■ MATERIALS PROVIDED:
******************************
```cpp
ov2_status ov2_klt_tracking_frame_dev(ov2_ctx *ctx, const ov2_pyr *prev, const ov2_pyr *cur, int win,
                                      int nlevels_full, int max_iter, float eps, float err_th, float fb_th, int n,
                                      const float *d_kps_xy, const float *d_prior_xy, const uint8_t *d_has_prior,
                                      const int32_t *d_img_idx, float *d_out_xy, uint8_t *d_out_status,
                                      int32_t *d_p3p_req , uint32_t *d_iters );

ov2_status ov2_klt_set_lanes(ov2_ctx *ctx, int lanes);
ov2_status ov2_klt_set_stereo_split(ov2_ctx *ctx, int k);

ov2_status ov2_line_min_sad(ov2_ctx *ctx, const ov2_pyr *left, const ov2_pyr *right, int level, int nwinsize, int go_left,
                            int n, const float *pts_xy, float *xprior, float *l1err);
ov2_status ov2_line_min_sad_dev(ov2_ctx *ctx, const ov2_pyr *left, const ov2_pyr *right, int level, int nwinsize,
                                int go_left, int n, const float *d_pts_xy, const int32_t *d_img_idx, float *d_xprior,
                                float *d_l1err);

typedef struct ov2_cam_model {
    double K[4];
    int32_t model;
    int32_t n_coeffs;
    double D[5];
} ov2_cam_model;

ov2_status ov2_stereo_matching(ov2_ctx *ctx, const ov2_pyr *left, const ov2_pyr *right, int win, int nlevels_full,
                               int max_iter, float eps, float err_th, float fb_th, int n, const float *kps_xy,
                               const float *prior_xy, const uint8_t *has_prior, const float *lunpx_xy, int rectified,
                               const double *F_rl, const ov2_cam_model *right_cam, float *out_rxy, uint8_t *out_status);
ov2_status ov2_stereo_matching_dev(ov2_ctx *ctx, const ov2_pyr *left, const ov2_pyr *right, int win, int nlevels_full,
                                   int max_iter, float eps, float err_th, float fb_th, int n, const float *d_kps_xy,
                                   const float *d_prior_xy, const uint8_t *d_has_prior, const int32_t *d_img_idx,
                                   const float *d_lunpx_xy, int rectified, const double *F_rl, const ov2_cam_model *right_cam,
                                   float *d_out_rxy, uint8_t *d_out_status, uint32_t *d_iters);
// ... 487 lines not shown
```

### ov2slam_amd/_lib.py

```python
import ctypes as C
import os

_HERE = os.path.dirname(os.path.abspath(__file__))
LIB_PATH = os.environ.get("OV2SLAM_HIP_LIB") or os.path.join(_HERE, "lib", "libov2hip.so")

vp = C.c_void_p
vpp = C.POINTER(C.c_void_p)
ip = C.POINTER(C.c_int)
fp = C.POINTER(C.c_float)

SIGNATURES = {
    "ov2_ctx_create": (C.c_int, [C.c_int, vpp]),
    "ov2_ctx_create_ex": (C.c_int, [C.c_int, C.c_int, vpp]),
    "ov2_ctx_destroy": (None, [vp]),
    "ov2_last_error": (C.c_char_p, [vp]),
    "ov2_status_string": (C.c_char_p, [C.c_int]),
    "ov2_ctx_synchronize": (C.c_int, [vp]),
    "ov2_ctx_set_kf_overlap": (C.c_int, [vp, C.c_int]),
    "ov2_ctx_set_kf_lazy_join": (C.c_int, [vp, C.c_int]),
    "ov2_ctx_get_kf_lazy_join": (C.c_int, [vp]),
    "ov2_ctx_kf_join_stats": (C.c_int, [vp, C.POINTER(C.c_int64)]),
    "ov2_kf_ranges_independent": (C.c_int, [C.POINTER(C.c_size_t), C.c_int, C.POINTER(C.c_size_t), C.c_int,
                                            C.POINTER(C.c_size_t), C.c_int, C.POINTER(C.c_size_t), C.c_int]),
    "ov2_ctx_set_wave_prio": (C.c_int, [vp, C.c_int]),
# ... 17 lines not shown
    "ov2_memcpy_d2h": (C.c_int, [vp, vp, vp, C.c_size_t]),
    "ov2_memcpy_d2d": (C.c_int, [vp, vp, vp, C.c_size_t]),
    "ov2_images_create": (C.c_int, [vp, C.c_int, C.c_int, C.c_int, vpp]),
    "ov2_images_upload": (C.c_int, [vp, vp, C.c_int, vp, C.c_int]),
    "ov2_images_destroy": (None, [vp]),
    "ov2_pyramid_build": (C.c_int, [vp, vp, C.c_int, C.c_int, C.c_int, C.c_int, C.c_int, C.c_int, C.c_float,
                                    C.c_int, C.c_int, vpp]),
    "ov2_pyramid_build_images": (C.c_int, [vp, vp, C.c_int, C.c_int, C.c_int, C.c_float, C.c_int, C.c_int, vpp]),
    "ov2_pyr_retain": (None, [vp]),
    "ov2_pyr_release": (None, [vp]),
    "ov2_pyr_release_from": (None, [vp, vp]),
    "ov2_pyr_batch": (C.c_int, [vp]),
    "ov2_pyr_nlevels": (C.c_int, [vp]),
    "ov2_pyr_level_size": (C.c_int, [vp, C.c_int, ip, ip, ip]),
    "ov2_pyr_download_level": (C.c_int, [vp, vp, C.c_int, C.c_int, vp, vp]),
    "ov2_klt_track_fb": (C.c_int, [vp, vp, vp, C.c_int, C.c_int, C.c_int, C.c_float, C.c_float, C.c_float,
                                   C.c_int, vp, vp, vp]),
    "ov2_klt_track_fb_dev": (C.c_int, [vp, vp, vp, C.c_int, C.c_int, C.c_int, C.c_float, C.c_float, C.c_float,
                                       C.c_int, vp, vp, vp, vp, vp]),
    "ov2_klt_tracking_frame_dev": (C.c_int, [vp, vp, vp, C.c_int, C.c_int, C.c_int, C.c_float, C.c_float,
                                             C.c_float, C.c_int, vp, vp, vp, vp, vp, vp, vp, vp]),
    "ov2_klt_set_lanes": (C.c_int, [vp, C.c_int]),
    "ov2_klt_set_stereo_split": (C.c_int, [vp, C.c_int]),
    "ov2_line_min_sad": (C.c_int, [vp, vp, vp, C.c_int, C.c_int, C.c_int, C.c_int, vp, vp, vp]),
    "ov2_line_min_sad_dev": (C.c_int, [vp, vp, vp, C.c_int, C.c_int, C.c_int, C.c_int, vp, vp, vp, vp]),
    "ov2_stereo_matching": (C.c_int, [vp, vp, vp, C.c_int, C.c_int, C.c_int, C.c_float, C.c_float, C.c_float, C.c_int,
                                      vp, vp, vp, vp, C.c_int, vp, vp, vp, vp]),
    "ov2_stereo_matching_dev": (C.c_int, [vp, vp, vp, C.c_int, C.c_int, C.c_int, C.c_float, C.c_float, C.c_float, C.c_int,
                                          vp, vp, vp, vp, vp, C.c_int, vp, vp, vp, vp, vp]),
    "ov2_detect_grid": (C.c_int, [vp, vp, C.c_int, C.c_int, C.c_int, C.POINTER(C.c_double), C.c_int, vp, vp, C.c_int, ip, vp]),
    "ov2_detect_grid_batch": (C.c_int, [vp, vp, C.c_int, C.c_int, C.POINTER(C.c_double), ip, vp, vp, C.c_int, ip, vp, C.c_int]),
    "ov2_detect_grid_batch_dev": (C.c_int, [vp, vp, C.c_int, C.c_int, vp, C.c_int, vp, vp, vp, vp, C.c_int, vp, vp, C.c_int]),
    "ov2_fast_detect_batch": (C.c_int, [vp, vp, C.c_int, C.c_int, vp, vp, C.c_int, C.c_int, vp, vp, vp, vp]),
    "ov2_fast_detect_batch_dev": (C.c_int, [vp, vp, C.c_int, C.c_int, C.c_int, vp, vp, C.c_int, C.c_int, vp, vp, vp, vp]),
    "ov2_ba_default_options": (None, [vp, C.c_float]),
    "ov2_ba_solve": (C.c_int, [vp, vp, vp, vp]),
    "ov2_ba_solve_batch": (C.c_int, [vp, C.c_int, vp, vp, vp]),
    "ov2_ba_solve_batch_dev": (C.c_int, [vp, C.c_int, vp, vp, vp]),
    "ov2_pnp_solve_batch_dev": (C.c_int, [vp, C.c_int, vp, vp, vp, vp, vp, vp, C.c_int, C.c_float, C.c_int, C.c_int,
                                          vp, vp, vp, vp]),
    "ov2_map_create": (C.c_int, [vp, C.c_int, C.c_int, C.c_int, vp]),
    "ov2_map_destroy": (None, [vp]),
    "ov2_map_add_keyframe": (C.c_int, [vp, C.c_int, vp, C.c_int, vp, vp, vp, vp, vp]),
    "ov2_map_set_landmarks": (C.c_int, [vp, C.c_int, vp, vp, vp]),
    "ov2_map_set_poses": (C.c_int, [vp, C.c_int, vp, vp]),
    "ov2_map_remove_obs": (C.c_int, [vp, C.c_int, vp, vp]),
# ... 103 lines not shown
```

### ov2slam_amd/csrc/ctx.hip

```cpp
#include "ov2_internal.h"

#include <cstdlib>

ov2_status ov2_set_err(ov2_ctx *ctx, ov2_status s, const char *fmt, ...)
{
    char buf[512];
    va_list ap;
    va_start(ap, fmt);
    vsnprintf(buf, sizeof(buf), fmt, ap);
    va_end(ap);
    if (ctx) {
        std::lock_guard<std::mutex> g(ctx->mu);
        ctx->err = buf;
    }
    return s;
}

extern "C" const char *ov2_status_string(ov2_status s)
{
    switch (s) {
    case OV2_OK: return "ok";
    case OV2_ERR_INVALID: return "invalid argument";
    case OV2_ERR_HIP: return "HIP runtime error";
    case OV2_ERR_NOMEM: return "out of memory";
// ... 91 lines not shown
    if (device < 0 || device >= ndev) return OV2_ERR_INVALID;
    if (hipSetDevice(device) != hipSuccess) return OV2_ERR_HIP;
    uint32_t mask[MAX_MASK_WORDS];
    int mask_words = 0, effective_cus = 0;
    if (n_cus > 0) {
        const int total = device_cus(device);
        if (n_cus >= total || total > 32 * MAX_MASK_WORDS || ov2_cu_mask_build(total, n_cus, layout, mask) != OV2_OK) return OV2_ERR_INVALID;
        mask_words = (total + 31) / 32;
        for (int x = 0; x < OV2_CU_MASK_XCDS; ++x) {
            int bits = 0, own = 0;
            for (int k = x; k < total; k += OV2_CU_MASK_XCDS, ++own) bits += (int)(mask[k >> 5] >> (k & 31) & 1u);
            effective_cus += bits ? bits : own;
        }
    }
    ov2_ctx *c = new ov2_ctx();
    c->device = device;
    c->scratch_dev = nullptr;
    c->scratch_bytes = 0;
    c->tmp_img = nullptr;
    c->ktime_on = false;
    c->wave_prio = high_priority ? OV2_WAVE_PRIO_HIGH : 0;
    c->klt_lanes = 0;
    c->klt_stereo_split = -1;
    c->knn_lanes = 0;
    c->knn_cus = effective_cus;
    c->cu_share = n_cus;
    c->cu_layout = layout;
    c->counts_as_high = false;
    c->lcd_splits = 0;
    c->lcd_calls = 0;
    c->ba_arena = nullptr;
    c->ba_arena_cap = 0;
    c->ba_host = nullptr;
    c->ba_host_cap = 0;
    c->ba_copy_stream = nullptr;
    c->klt_counts[0] = c->klt_counts[1] = nullptr;
    c->klt_counts_words = 0;
    c->klt_counts_cur = 0;
    c->klt_counts_dirty = true;
    c->ba_copy_ev[0] = c->ba_copy_ev[1] = nullptr;
    c->ba_arena2 = nullptr;
    c->ba_arena2_cap = 0;
    c->stage_host = c->stage_dev = nullptr;
    c->stage_cap = 0;
    c->stage_ev = nullptr;
    c->stage_ev_pending = false;
// ... 506 lines not shown
```

### ov2slam_amd/csrc/klt.hip

```cpp
#include <cstdlib>

#include "ov2_internal.h"
#include "ov2_wave.h"

using namespace ov2wave;

namespace {

struct klt_params {
    int win, nlevels, max_iter;
    int wave_prio;
    double eps2;
    float err_th;
    double fb_th;
    float min_eig_thr;
    int rule33;
};

#define W_BITS 14

__device__ __forceinline__ void lk_weights(float a, float b, int &w00, int &w01, int &w10, int &w11)
{
    w00 = (int)__builtin_rintf((1.f - a) * (1.f - b) * (float)(1 << W_BITS));
    w01 = (int)__builtin_rintf(a * (1.f - b) * (float)(1 << W_BITS));
// ... 110 lines not shown
    asm("v_ashrrev_i32_sdwa %0, %2, %1 dst_sel:WORD_1 dst_unused:UNUSED_PRESERVE src0_sel:DWORD src1_sel:DWORD" : "+v"(keep) : "v"(acc), "n"(SH));
    return keep;
}

struct level_ptrs {
    const unsigned char *img;
    const int *grad;
    int istride, gstride, w, h, rows;
    const unsigned char *base;
    unsigned img_o, grad_o;
};

__device__ __forceinline__ level_ptrs level_of(const ov2_pyr_view &v, int l, int b)
{
    level_ptrs p;
    const ov2_level_desc &L = v.lv[l];
    p.img = v.base + L.img_off + L.img_bstride * b;
    p.grad = reinterpret_cast<const int *>(v.base + L.grad_off + L.grad_bstride * b);
    p.istride = L.istride; p.gstride = L.gstride; p.w = L.w; p.h = L.h; p.rows = L.rows;
    p.base = v.base; p.img_o = (unsigned)(L.img_off + L.img_bstride * b); p.grad_o = (unsigned)(L.grad_off + L.grad_bstride * b);
    return p;
}

template <int WIN, int GL>
__device__ __forceinline__ int lk_level(const level_ptrs &I, const level_ptrs &J, int pad, int level, int max_level,
                                        bool run, float kx, float ky, float &nx_io, float &ny_io, int &status,
                                        float &err, const klt_params &P, int sub, unsigned &passes,
                                        unsigned char *lwI, unsigned char *lwJ, unsigned char *lg)
{
    constexpr int GROW = klt_lds<WIN>::GSEG * 4;
    constexpr int OC = WIN < GL ? WIN : GL;
    constexpr int NE = (WIN - OC) * WIN;
    constexpr int NR = (NE + GL - 1) / GL;
    constexpr int NRP = (NR + 1) / 2;
    constexpr int NP = (WIN + 1) / 2;
    const float FLT_SCALE = 1.f / (float)(1 << 20);
    const float half = (float)(WIN - 1) * 0.5f;
    const float lscale = __builtin_ldexpf(1.f, -level);
    float px = kx * lscale, py = ky * lscale;
    float nx, ny;
    if (level == max_level) { nx = nx_io * lscale; ny = ny_io * lscale; }
    else { nx = nx_io * 2.f; ny = ny_io * 2.f; }
    if (run) { nx_io = nx; ny_io = ny; }

    px -= half; py -= half;
    const int ipx = (int)floorf(px), ipy = (int)floorf(py);
    if (run && (ipx < -WIN || ipx >= I.w || ipy < -WIN || ipy >= I.h)) {
        if (level == 0) { status = 0; err = 0.f; }
        run = false;
    }
    if (!__any(run)) return 0;
    if (run) passes += 1u;
    int w00, w01, w10, w11;
    lk_weights(px - (float)ipx, py - (float)ipy, w00, w01, w10, w11);

    const bool col = sub < OC;
    const int sc = col ? sub : 0;
    unsigned Iv2[NP], Ix2[NP], Iy2[NP];
    unsigned IvE[NRP > 0 ? NRP : 1], IxE[NRP > 0 ? NRP : 1], IyE[NRP > 0 ? NRP : 1];
    int eoff[NR > 0 ? NR : 1];
    int sA11 = 0, sA12 = 0, sA22 = 0;
    {
        const unsigned W01 = pack_lo16((unsigned)w00, (unsigned)w01), W23 = pack_lo16((unsigned)w10, (unsigned)w11);
        const int bx0 = run ? (OV2_LM + ipx) : OV2_LM, by = run ? (ipy + pad) : pad;
        {
            const float sx = nx - half, sy = ny - half;
            const int inx0 = (int)floorf(sx), iny0 = (int)floorf(sy);
            const bool in0 = run && !(inx0 < -WIN || inx0 >= J.w || iny0 < -WIN || iny0 >= J.h);
            __syncthreads();
            const int jx0 = OV2_LM + (in0 ? inx0 : 0);
            stage_u8<WIN, GL>(I.img + (size_t)by * I.istride + (bx0 & ~3), I.istride, lwI, sub);
            stage_grad<WIN, GL>(I.grad + (size_t)by * I.gstride + bx0, I.gstride, lg, sub);
            stage_u8<WIN, GL>(J.img + (size_t)((in0 ? iny0 : 0) + pad) * J.istride + (jx0 & ~3), J.istride, lwJ, sub);
            __syncthreads();
        }
        const lds_col ci = lds_col_of(lwI, (bx0 & 3) + sc);
        const int *gp = reinterpret_cast<const int *>(lg) + sc;
        unsigned T = spread_u8x2(lds_pair(ci, 0));
        unsigned GX, GY;
        {
            const unsigned g0 = (unsigned)gp[0], g1 = (unsigned)gp[1];
            GX = pack_lo16(g0, g1); GY = pack_hi16(g0, g1);
        }
        const bool on = run && col;
        unsigned piv = 0, pix = 0, piy = 0;
#pragma unroll
        for (int y = 0; y < WIN; ++y) {
            gp += GROW;
            const unsigned B = spread_u8x2(lds_pair(ci, y + 1));
            const unsigned h0 = (unsigned)gp[0], h1 = (unsigned)gp[1];
            const unsigned HX = pack_lo16(h0, h1), HY = pack_hi16(h0, h1);
            const unsigned iv = (unsigned)dot2(B, W23, dot2k(T, W01, 1 << (W_BITS - 5 - 1))) >> (W_BITS - 5);
            int ix = dot2(HX, W23, dot2k(GX, W01, 1 << (W_BITS - 1))) >> W_BITS;
            int iy = dot2(HY, W23, dot2k(GY, W01, 1 << (W_BITS - 1))) >> W_BITS;
            if (y & 1) {
                Iv2[y >> 1] = pack_lo16(piv, iv); Ix2[y >> 1] = pack_lo16(pix, (unsigned)ix); Iy2[y >> 1] = pack_lo16(piy, (unsigned)iy);
            } else if (y == WIN - 1) {
                Iv2[y >> 1] = iv; Ix2[y >> 1] = (unsigned)ix & 0xffffu; Iy2[y >> 1] = (unsigned)iy & 0xffffu;
            } else {
                piv = iv; pix = (unsigned)ix; piy = (unsigned)iy;
            }
            T = B; GX = HX; GY = HY;
        }
        {
            const unsigned onm = on ? 0xffffffffu : 0u;
#pragma unroll
            for (int q = 0; q < NP; ++q) {
                Ix2[q] &= onm; Iy2[q] &= onm;
                sA11 = dot2(Ix2[q], Ix2[q], sA11); sA12 = dot2(Ix2[q], Iy2[q], sA12); sA22 = dot2(Iy2[q], Iy2[q], sA22);
            }
        }
#pragma unroll
        for (int r = 0; r < NR; ++r) {
            const int e = sub + GL * r;
            const bool ev = e < NE;
            const int ec = ev ? e : 0;
            const int ecol = OC + ec / WIN, erow = ec - (ec / WIN) * WIN;
            eoff[r] = erow * 16 + ecol;
            const lds_col ce = lds_col_of(lwI + erow * 16, (bx0 & 3) + ecol);
            const int *gpe = reinterpret_cast<const int *>(lg) + erow * GROW + ecol;
            const unsigned T0 = spread_u8x2(lds_pair(ce, 0)), T1 = spread_u8x2(lds_pair(ce, 1));
            const unsigned g0 = (unsigned)gpe[0], g1 = (unsigned)gpe[1];
            const unsigned h0 = (unsigned)gpe[GROW], h1 = (unsigned)gpe[GROW + 1];
            const unsigned iv = (unsigned)dot2(T1, W23, dot2k(T0, W01, 1 << (W_BITS - 5 - 1))) >> (W_BITS - 5);
            int ix = dot2(pack_lo16(h0, h1), W23, dot2k(pack_lo16(g0, g1), W01, 1 << (W_BITS - 1))) >> W_BITS;
// ... 122 lines not shown

template <int GL>
struct klt_map {
    static constexpr int KPW = 64 / GL;
    static __device__ __forceinline__ int slot(int tid) { return tid / GL; }
    static __device__ __forceinline__ int sub(int tid) { return tid & (GL - 1); }
    static __device__ __forceinline__ bool lane_ok(int) { return true; }
};
template <>
struct klt_map<3> {
    static constexpr int KPW = 21;
    static __device__ __forceinline__ int slot(int tid) { return min((tid * 171) >> 9, KPW - 1); }
    static __device__ __forceinline__ int sub(int tid) { return tid == 63 ? 0 : tid - 3 * ((tid * 171) >> 9); }
    static __device__ __forceinline__ bool lane_ok(int tid) { return tid != 63; }
};
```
******************************
■ THE PROBLEM: A single integer is the expected output: the number of lines in the data that include the word "keep".

■ WRITTEN REPLY: 2